第二天应昭去了离她原来住的地儿不算很远的一家疗养院,疗养院条件还是挺好的,最开始的时候她继父并不是在这儿,而是邻市的一家费用相对低一点的疗养院。
但那个第二实在太偏了,开车或者坐车都不太方便,赚的钱多了之后她就把对方转到了现在这个地儿。
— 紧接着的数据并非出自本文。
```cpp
inline void screen_points(const NetDesc& net, const float* flat, const float* pts, int rows, float* lb, float* ub,
                          hipStream_t st, const int* node_part = nullptr, int part_mod = 0,
                          const uint8_t* dead_part = nullptr, const uint8_t* row_open = nullptr, int open_mod = 0) {
  BoundArgs b{};
  b.flat = flat; b.lo = pts; b.hi = pts; b.R = rows; b.symbolic = 0;
  b.out_lb = lb; b.out_ub = ub;
  if (dead_part) { b.node_part = node_part; b.part_mod = part_mod; b.dead_part = dead_part; }
  if (row_open) { b.row_open = row_open; b.open_mod = open_mod; }
  const int prc = fa_point_try_launch(net, b, st);
  if (prc < 0) ckl(-prc, "points");
  if (prc == 0) ckl(fa_bounds_launch(net, b, st), "bounds(points)");
}

struct CandSink {
  static constexpr int kMax = 1 << 24;
  fa_mem::HostBuf cand_host_{true};
  fa_mem::HostBuf hidx_;
  fa_mem::DevBuf<int> idx_;
  int cand_alloc_ = 0;
  const int n0_;
  explicit CandSink(int n0) : n0_(n0) {}

  float* records() { return reinterpret_cast<float*>(cand_host_.p); }

  void ensure_cand(long long need, int floor) {
    if (need <= cand_alloc_) return;
    const int n = grow_to(cand_alloc_, (int)std::min<long long>(need, kMax), floor, kMax);
    cand_host_.ensure((size_t)n * (2 * n0_ + 1) * sizeof(float));
    cand_alloc_ = n;
  }

  void confirm_candidates(int n_cand, fa_exact::Witnesses& w, const fa_exact::ExactChecker* chk, py::object& confirm,
                          int8_t* status, hipStream_t st) {
    const size_t w2 = (size_t)2 * n0_;
    const std::vector<float> rec(records(), records() + (size_t)n_cand * (w2 + 1));
    const std::vector<int> newly = fa_exact::select_witnesses(
        rec.data(), n_cand, w, chk,
        [&](const std::vector<int>& slots, const std::vector<float>& pairs, const std::vector<int>& parts) {
          py::gil_scoped_acquire gil;
          const int na = (int)slots.size();
          py::array_t<float> abuf({na, 2 * n0_});
// ... 18 lines not shown
```

fairify_amd/csrc/wave.h:

```cpp
#pragma once
#include <hip/hip_runtime.h>

__device__ __forceinline__ float fa_gam(int k, float u) {
#pragma clang fp contract(off)
  const float ku = (float)(k + 2) * u;
  return ku / (1.f - ku) * (1.f + 4.f * u);
}

template <int G>
__device__ __forceinline__ float fa_group_sum(float v) {
#pragma unroll
  for (int off = G / 2; off > 0; off >>= 1) v += __shfl_xor(v, off, 64);
  return v;
}

template <int G>
__device__ __forceinline__ void fa_group_argmax(float& s, int& i) {
#pragma unroll
  for (int off = G / 2; off > 0; off >>= 1) {
    const float s2 = __shfl_xor(s, off, 64);
    const int i2 = __shfl_xor(i, off, 64);
    if (s2 > s || (s2 == s && i2 < i)) { s = s2; i = i2; }
  }
}

__device__ __forceinline__ int fa_wave_incl_scan(int v, int lane) {
#pragma unroll
  for (int o = 1; o < 64; o <<= 1) {
    const int u = __shfl_up(v, o);
    if (lane >= o) v += u;
  }
  return v;
}
```

Before: 300,300.

## Compact open rows per wave in point screening and prefetch weights

The point-bound kernel can now gather only the open (not yet closed) rows from a 64-row window, using a ballot and an nth-set-bit lookup. Waves then process dense 16-row tiles of live rows, so fewer tiles are wasted on mostly-closed rows. This path is enabled only when the widest layer spans 3 to 7 sixteen-wide tiles, and an env var can turn it off. The layer routine also changes to take a per-lane row index, prefetch the next weight float4 behind a sched barrier, load the dead mask branchlessly, and run the last-layer output path before the ReLU handling. Risks are extra ballot/popcount overhead and a changed tile-to-wave mapping.

```diff
diff --git a/fairify_amd/csrc/args.h b/fairify_amd/csrc/args.h
--- a/fairify_amd/csrc/args.h
+++ b/fairify_amd/csrc/args.h
@@ -37,6 +37,7 @@
   int skip_signdef;
   const uint8_t* row_open;
   int open_mod;
+  int row_gather;
   const int8_t* phase_in;
   uint8_t* infeas;
 };
diff --git a/fairify_amd/csrc/audit.hip b/fairify_amd/csrc/audit.hip
--- a/fairify_amd/csrc/audit.hip
+++ b/fairify_amd/csrc/audit.hip
@@ -73,8 +73,8 @@
           EA[t][i] = g0 * fabsf(x);
         }
       for (int l = 0; l < net.n_layers; ++l) {
-        if (l & 1) fa_point_layer<TM>(net, ba, cfg, smem, l, 0, lane, HB, EB, HA, EA);
-        else fa_point_layer<TM>(net, ba, cfg, smem, l, 0, lane, HA, EA, HB, EB);
+        if (l & 1) fa_point_layer<TM>(net, ba, cfg, smem, l, lane & 15, true, lane, HB, EB, HA, EA);
+        else fa_point_layer<TM>(net, ba, cfg, smem, l, lane & 15, true, lane, HA, EA, HB, EB);
       }
     };
     run_row(-1, -1);
diff --git a/fairify_amd/csrc/bab_runtime.cpp b/fairify_amd/csrc/bab_runtime.cpp
--- a/fairify_amd/csrc/bab_runtime.cpp
+++ b/fairify_amd/csrc/bab_runtime.cpp
@@ -65,6 +65,11 @@
     return !(e && e[0] == '0');
   }();
   return v;
+}
+
+bool env_on(const char* name) {
+  const char* e = getenv(name);
+  return !(e && e[0] == '0');
 }
 
 }
@@ -91,6 +96,11 @@
         split_target_(std::max(2, split_target)),
         sink_(net_.dims[0]) {
     n0_ = net_.dims[0];
+    {
+      int wide = 1;
+      for (int l = 0; l <= net_.n_layers; ++l) wide = std::max(wide, (net_.dims[l] + 15) / 16);
+      point_gather_ = wide >= 3 && wide <= 7;
+    }
     npa_ = (int)pa_.size();
     if (npa_ == 0 || npa_ > FA_CMAX_PA || (int)ra_.size() > FA_MAX_RA) throw std::invalid_argument("bad PA/RA");
     V_ = (int)(values_i.size() / npa_);
@@ -275,7 +285,8 @@
         }
         ckl(fa_certify_launch(c, st), "certify");
         fa_rt::screen_points(net_, flat_, cand_.p, 2 * nb, pe_lb_.p, pe_ub_.p, st, bpart, nb,
-                             (const uint8_t*)dead_part, point_skip_closed() ? open_.p : nullptr, nb);
+                             (const uint8_t*)dead_part, point_skip_closed() ? open_.p : nullptr, nb,
+                             point_gather_ && env_on("FAIRIFY_POINT_GATHER") ? 1 : 0);
         SplitArgs sa{};
         sa.Nn = nb; sa.n0 = n0_; sa.relaxed = relaxed_ ? 1 : 0; sa.nra = relaxed_ ? (int)ra_.size() : 0;
         for (int k = 0; k < sa.nra; ++k) sa.ra_idx[k] = ra_[k];
@@ -428,6 +439,7 @@
   bool crown_ = false;
   int refine_ = 0;
   bool smear_ = false;
+  bool point_gather_ = false;
   bool fuse_settle_ = fuse_settle();
   int split_target_ = 256;
   int n0_ = 0, npa_ = 0, V_ = 0, Pp_ = 0, norient_ = 1;
diff --git a/fairify_amd/csrc/bindings.cpp b/fairify_amd/csrc/bindings.cpp
--- a/fairify_amd/csrc/bindings.cpp
+++ b/fairify_amd/csrc/bindings.cpp
@@ -374,6 +374,11 @@
     a.row_open = k.ptr<const uint8_t>("row_open");
     a.open_mod = k.i("open_mod", 0);
     if (a.row_open && a.open_mod <= 0) throw std::invalid_argument("point_bounds: row_open needs open_mod > 0");
+    a.row_gather = k.i("row_gather", 0);
+    a.dead_part = k.ptr<const uint8_t>("dead_part");
+    a.node_part = k.ptr<const int>("node_part");
+    a.part_mod = k.i("part_mod", 0);
+    if (a.dead_part && !a.node_part) throw std::invalid_argument("point_bounds: dead_part without node_part");
     const hipStream_t stream = finish(k);
     const int rc = fa_point_try_launch(net.d, a, stream);
     if (rc < 0) ckl(-rc, "point_bounds");
diff --git a/fairify_amd/csrc/count.hip b/fairify_amd/csrc/count.hip
--- a/fairify_amd/csrc/count.hip
+++ b/fairify_amd/csrc/count.hip
@@ -97,8 +97,8 @@
         ba.out_lb = slab + r * 32;
         ba.out_ub = slab + r * 32 + 16;
         for (int l = 0; l < net.n_layers; ++l) {
-          if (l & 1) fa_point_layer<TM>(net, ba, cfg, smem, l, 0, lane, HB, EB, HA, EA);
-          else fa_point_layer<TM>(net, ba, cfg, smem, l, 0, lane, HA, EA, HB, EB);
+          if (l & 1) fa_point_layer<TM>(net, ba, cfg, smem, l, lane & 15, true, lane, HB, EB, HA, EA);
+          else fa_point_layer<TM>(net, ba, cfg, smem, l, lane & 15, true, lane, HA, EA, HB, EB);
         }
       };
       for (int v = 0; v < V; ++v) run_row(v, -1, v);
diff --git a/fairify_amd/csrc/pointfwd.h b/fairify_amd/csrc/pointfwd.h
--- a/fairify_amd/csrc/pointfwd.h
+++ b/fairify_amd/csrc/pointfwd.h
@@ -9,10 +9,10 @@
 
 template <int TM>
 __device__ __forceinline__ void fa_point_layer(const NetDesc& net, const BoundArgs& a, const PointCfg& cfg,
-                                               const float* smem, int l, int p0, int lane,
+                                               const float* smem, int l, int p, bool pv, int lane,
                                                const float (&H)[TM][4], const float (&E)[TM][4],
                                                float (&H2)[TM][4], float (&E2)[TM][4]) {
-  const int col = lane & 15, grp = lane >> 4;
+  const int grp = lane >> 4;
   const int n_in = net.dims[l], n_out = net.dims[l + 1];
   const int tin = (n_in + 15) >> 4, tout = (n_out + 15) >> 4;
   const float* sw = smem + cfg.w_lds[l];
@@ -22,57 +22,63 @@
   const float gi = net.g_one;
   const float gnext = last ? 0.f : net.g_fwd[l + 1];
   const int noff = net.neuron_off[l];
-  const int p = p0 + col;
-  const bool pv = p < a.R;
   const bool masked = !last && (a.dead_in || a.dead_part);
   const uint8_t* drow = nullptr;
-  if (masked && pv) {
-    if (a.dead_in) drow = a.dead_in + (size_t)p * net.n_hidden + noff;
-    else drow = a.dead_part + (size_t)a.node_part[a.part_mod ? p % a.part_mod : p] * net.n_hidden + noff;
+  if (masked) {
+    const int pc = p < a.R ? p : a.R - 1;
+    if (a.dead_in) drow = a.dead_in + (size_t)pc * net.n_hidden + noff;
+    else drow = a.dead_part + (size_t)a.node_part[a.part_mod ? pc % a.part_mod : pc] * net.n_hidden + noff;
   }
 #pragma unroll
   for (int jt = 0; jt < TM; ++jt) {
     if (jt >= tout) break;
     const float4 b4 = *reinterpret_cast<const float4*>(sbp + 16 * jt + 4 * grp);
     const float bl[4] = {b4.x, b4.y, b4.z, b4.w};
-    bool forced[4] = {false, false, false, false};
+    uint8_t fb[4] = {0, 0, 0, 0};
     if (masked) {
 #pragma unroll
       for (int i = 0; i < 4; ++i) {
         const int j = 16 * jt + 4 * grp + i;
-        forced[i] = drow && j < n_out && drow[j] != 0;
+        fb[i] = drow[j < n_out ? j : 0];
       }
     }
     f32x4 Z = {0.f, 0.f, 0.f, 0.f}, Q = {0.f, 0.f, 0.f, 0.f};
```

病房里的男人看着就像油尽灯枯的样子,他这样闭着眼已经十五六年了,乔含音都成了大姑娘了,他却一直不肯睁开眼看一看。
这个地方很安静,确实很适合休养。
站在窗边看,能看到被雪覆盖的远山,天儿太冷,京郊覆雪,年年都这样,景色一成不变,人也是。
应昭每半年来一次,如果有时候忙的不可开交,大概也只有挤出时间来看看了。
付了高昂的疗养费,倒是不用担心再出现医院强制要求你走人的情况。
雪白的墙,紧闭的窗。
床上躺着的男人鬓边有些白,太多年了,应昭都有些记不清他多少岁了,可能要看身份证才记得起来。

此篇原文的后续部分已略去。